Labeling changes for opioids announced by the FDA will update indications for extended release and long-acting opioids so that they are intended for the management of pain severe enough to require daily, around-the-clock, long-term opioid treatment and for which alternative treatment options are inadequate.

The U.S. Food and Drug Administration announced class-wide safety labeling changes and new postmarket study requirements for all extended-release and long-acting opioid analgesics intended to help health care professionals tailor prescribing decisions based on a patient’s individual needs, the agency said in a press release Sept. 10.

FDA Commissioner Margaret A. Hamburg, MD, FACP, said, “The FDA is invoking its authority to require safety labeling changes and postmarket studies to combat the crisis of misuse, abuse, addiction, overdose, and death from these potent drugs that have harmed too many patients and devastated too many families and communities. [This] action demonstrates the FDA’s resolve to reduce the serious risks of long-acting and extended release opioids while still seeking to preserve appropriate access for those patients who rely on these medications to manage their pain.”

The updated indication further clarifies that extended-release or long acting opioid analgesics are not indicated for as-needed pain relief, because of the risks of addiction, abuse, and misuse, even at recommended doses.
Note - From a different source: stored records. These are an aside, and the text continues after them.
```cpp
__device__ __forceinline__ f3 pixel_ray(const FrameParams& P, int x, int y) {
  f3 pc;
  pc.x = P.ifx * (float)x + P.icx * 1.0f;
  pc.y = P.ify * (float)y + P.icy * 1.0f;
  pc.z = 1.0f;
  return pc;
}
__device__ __forceinline__ float pixel_w_new(const FrameParams& P, float d) {
  return (1.0f - quot_const(d, P.max_depth, P.inv_max_depth)) * 4.0f;
}

}
```

### disinfect-slam_amd/csrc/tsdf_fuse.hip

```cpp
#include "tsdf_block.h"
#include "tsdf_kernels.h"
#include "tsdf_resolve.h"
#include "tsdf_ingest.h"

namespace tsdf {

__device__ __forceinline__ float comp(const float4& v, int j) {
  return j == 0 ? v.x : j == 1 ? v.y : j == 2 ? v.z : v.w;
}
__device__ __forceinline__ void setc(float4& v, int j, float f) {
  if (j == 0) v.x = f; else if (j == 1) v.y = f; else if (j == 2) v.z = f; else v.w = f;
}
__device__ __forceinline__ uint32_t compu(const uint4& v, int j) {
  return j == 0 ? v.x : j == 1 ? v.y : j == 2 ? v.z : v.w;
}
__device__ __forceinline__ void setu(uint4& v, int j, uint32_t f) {
  if (j == 0) v.x = f; else if (j == 1) v.y = f; else if (j == 2) v.z = f; else v.w = f;
}

__device__ __forceinline__ void frame_end(const EngineDev& D) {
  lds_barrier();
  if (threadIdx.x == 0) {
    D.ctr->total_visible += (unsigned long long)D.ctr->n_vis;
    D.ctr->total_updated += D.ctr->last_updated;
// ... 47 lines not shown

__global__ __launch_bounds__(256) void k_shard_abort(EngineDev D) {
  const int n = min(D.ctr->nk_count, (int)kNewKeyCap);
  for (int i = threadIdx.x; i < n; i += blockDim.x) {
    const int h = (int)D.nk_list[i].slot;
    D.nk_key[h] = 0ull;
    D.nk_order[h] = 0xFFFFFFFFu;
  }
  for (int i = threadIdx.x; i < 3 * kBands; i += blockDim.x) D.band[i * kBandStride] = 0;
  if (threadIdx.x < 2) D.pipe[kPipeNCand + 16 * threadIdx.x] = 0ull;
  for (int i = kPipeStats + threadIdx.x; i < kPipeWords; i += blockDim.x) D.pipe[i] = 0ull;
  for (int i = threadIdx.x; i < kArriveWords; i += blockDim.x) D.arrive[i] = 0ull;
  __syncthreads();
  if (threadIdx.x == 0) {
    D.ctr->nk_count = 0;
    *D.ncand = 0;
    D.ctr->n_fresh = 0;
    D.ctr->n_pend = 0;
    D.ctr->status |= 32u;
  }
}

struct ViewFuse {
  FrameParams R;
  ViewGrid V;
  uint32_t vtag;
};
__device__ __forceinline__ void view_patch_carved(const EngineDev& D, const ViewFuse& F) {
  __builtin_amdgcn_s_waitcnt(0);
  __syncthreads();
  const ViewGrid& V = F.V;
  const int n = min(ld_co(D.ncand), D.cand_cap);
  const int ox = view_origin(F.R.wt.x, F.R.voxel, V.half), oy = view_origin(F.R.wt.y, F.R.voxel, V.half),
            oz = view_origin(F.R.wt.z, F.R.voxel, V.half);
  const unsigned long long* rq = reinterpret_cast<const unsigned long long*>(D.cand);
  for (int k = threadIdx.x; k < n; k += blockDim.x) {
    const unsigned long long a = ld_co(&rq[2 * k]), b = ld_co(&rq[2 * k + 1]);
    const int lx = (int16_t)(a & 0xFFFF) - ox, ly = (int16_t)((a >> 16) & 0xFFFF) - oy,
              lz = (int16_t)((a >> 32) & 0xFFFF) - oz;
    const int32_t idx = (int32_t)(uint32_t)b;
    if ((unsigned)lx >= (unsigned)V.n || (unsigned)ly >= (unsigned)V.n || (unsigned)lz >= (unsigned)V.n || idx < 0)
      continue;
    if (__hip_atomic_load(&D.rtag[idx], __ATOMIC_RELAXED, __HIP_MEMORY_SCOPE_AGENT) != F.vtag) continue;
    const int kb = ((lz >> 2) * V.nb + (ly >> 2)) * V.nb + (lx >> 2);
    __hip_atomic_store(&V.cell[view_cell(kb, lx, ly, lz)], 0u, __ATOMIC_RELAXED, __HIP_MEMORY_SCOPE_AGENT);
  }
}
__device__ __forceinline__ void integrate_tail(const EngineDev& D, const FrameParams& P, DeleteLds& L,
                                               const ViewFuse* F = nullptr) {
  const int t = threadIdx.x;
  const unsigned long long tend = __builtin_amdgcn_s_memrealtime();
  TSDF_STAMP(D, 7, 0);
  if (P.tail == kTailPack)
    pack_cands_wg(D, D.cand, D.ncand, P.slot, P.slot_cap);
  else
    resolve_delete_wg(D, D.cand, D.ncand, 0, L, F ? F->vtag : 0u);
#ifndef TSDF_NO_VIEW_PATCH
  if (F) view_patch_carved(D, *F);
#endif
  TSDF_STAMP(D, 7, 1);
  lds_barrier();
  const int bc = t < kBands ? D.band[t * kBandStride] : 0;
  int nband;
  (void)wg_excl_scan(bc, L.scan, &nband);
  if (t == 0) {
    const unsigned long long upd = arrive_collect(D.arrive + kArrIntegrate);
    D.ctr->last_updated = upd;
    D.ctr->integrate_ticks += tend - ld_co(&D.arrive[kArrStart]);
    D.ctr->n_vis = nband + D.ctr->n_fresh;
  }
  if (P.tail != kTailPack) frame_end(D);
  TSDF_STAMP(D, 7, 2);
}

struct UpdState {
  float4 ts, pr;
  uint4 cw;
  float4 px[4];
  uint32_t pc[4];
  v2f hzs[2];
  bool inb[4];
  bool fresh;
};

__device__ __forceinline__ void update_issue_pool(const EngineDev& D, const VisRec& r, int lane, int hf,
                                                  UpdState& S) {
  const int off = (hf * 256 + lane * 4) * 4;
  const int32_t pidx = r.idx;
  uint8_t* blk = D.pool + (size_t)pidx * kBlockBytes;
  float4& ts = S.ts;
  float4& pr = S.pr;
  uint4& cw = S.cw;
  const bool fresh = r.pad != 0;
  if (fresh) {
    ts = make_float4(-1.f, -1.f, -1.f, -1.f);
    pr = make_float4(0.5f, 0.5f, 0.5f, 0.5f);
    cw = make_uint4(0u, 0u, 0u, 0u);
  } else {
    ts = pool_ld(blk + off);
    pr = pool_ld(blk + kProbOffset + off);
    cw = pool_ldu(blk + kRgbwOffset + off);
  }
  S.fresh = fresh;
}
template <bool Raw>
__device__ __forceinline__ void update_issue_pix(const EngineDev& D, const FrameParams& P, const VisRec& r, int lane,
                                                 int hf, UpdState& S) {
  const int rx0 = (lane & 1) * 4, ry = (lane >> 1) & 7, rz = (lane >> 4) + 4 * hf;
  float4* px = S.px;
  uint32_t* pc = S.pc;
  v2f* hzs = S.hzs;
  bool* inb = S.inb;
  const int16_t ax0 = (int16_t)(r.x << kBlockLenBits), ay = (int16_t)((r.y << kBlockLenBits) + ry),
                az = (int16_t)((r.z << kBlockLenBits) + rz);
  const float fy = (float)ay * P.voxel, fz = (float)az * P.voxel;
  const float qx = P.cq.x, qy = P.cq.y, qz = P.cq.z, qw = P.cq.w;
  const float qx_fz = qx * fz, qx_fy = qx * fy;
  float uvx = qy * fz - qz * fy;
  uvx += uvx;
  const float w_uvx = qw * uvx, qz_uvx = qz * uvx, qy_uvx = qy * uvx;
#pragma unroll
  for (int k = 0; k < 2; ++k) {
    const v2f wx = v2((float)(int16_t)(ax0 + rx0 + 2 * k), (float)(int16_t)(ax0 + rx0 + 2 * k + 1)) * P.voxel;
    v2f uvy = qz * wx - qx_fz;
    v2f uvz = qx_fy - qy * wx;
    uvy += uvy;
    uvz += uvz;
    const v2f cx = qy * uvz - qz * uvy;
    const v2f cy = qz_uvx - qx * uvz;
    const v2f cz = qx * uvy - qy_uvx;
    const v2f pcx = ((wx + w_uvx) + cx) + P.ct.x;
    const v2f pcy = ((fy + qw * uvy) + cy) + P.ct.y;
    const v2f pcz = ((fz + qw * uvz) + cz) + P.ct.z;
    const v2f hx = P.fx * pcx + P.cx * pcz;
    const v2f hy = P.fy * pcy + P.cy * pcz;
    const v2f rz = v2(__builtin_amdgcn_rcpf(pcz.x), __builtin_amdgcn_rcpf(pcz.y));
    int u0, u1, v0, v1;
    round_quot_i2(hx, pcz, rz, true, true, u0, u1);
    round_quot_i2(hy, pcz, rz, true, true, v0, v1);
    hzs[k] = pcz;
    const int uu[2] = {u0, u1}, vv[2] = {v0, v1};
#pragma unroll
    for (int e = 0; e < 2; ++e) {
      const int j = 2 * k + e;
      inb[j] = uu[e] >= 0 && uu[e] < P.W && vv[e] >= 0 && vv[e] < P.H;
      const int img = inb[j] ? vv[e] * P.W + uu[e] : 0;
      if (Raw) {
        pc[j] = (uint32_t)P.rgb[3 * img] | ((uint32_t)P.rgb[3 * img + 1] << 8) |
                ((uint32_t)P.rgb[3 * img + 2] << 16);
        px[j] = make_float4(P.depth[img], P.ht ? P.ht[img] : 1.0f, P.lt ? P.lt[img] : 1.0f,
                            __int_as_float((uu[e] & 0xFFFF) | (vv[e] << 16)));
      } else {
        px[j] = D.pixA[P.pix_off + img];
        pc[j] = D.pixC[P.pix_off + img];
      }
    }
  }
}

template <bool Raw>
__device__ __forceinline__ void update_issue(const EngineDev& D, const FrameParams& P, const VisRec& r, int lane,
                                             int hf, UpdState& S) {
  update_issue_pool(D, r, lane, hf, S);
  update_issue_pix<Raw>(D, P, r, lane, hf, S);
}
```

Because of the greater risks of overdose and death, these drugs should be reserved for use in patients for whom alternative treatment options (e.g., non-opioid analgesics or immediate-release opioids) are ineffective, inadequate or not tolerated.

The FDA is also requiring drug companies to conduct postmarket studies and clinical trials to further assess the known serious risks of misuse, abuse, hyperalgesia, addiction, overdose and death. It is also requiring a new boxed warning to caution that use during pregnancy can result in neonatal opioid withdrawal syndrome, which can cause poor feeding, rapid breathing, trembling and excessive or high-pitched crying.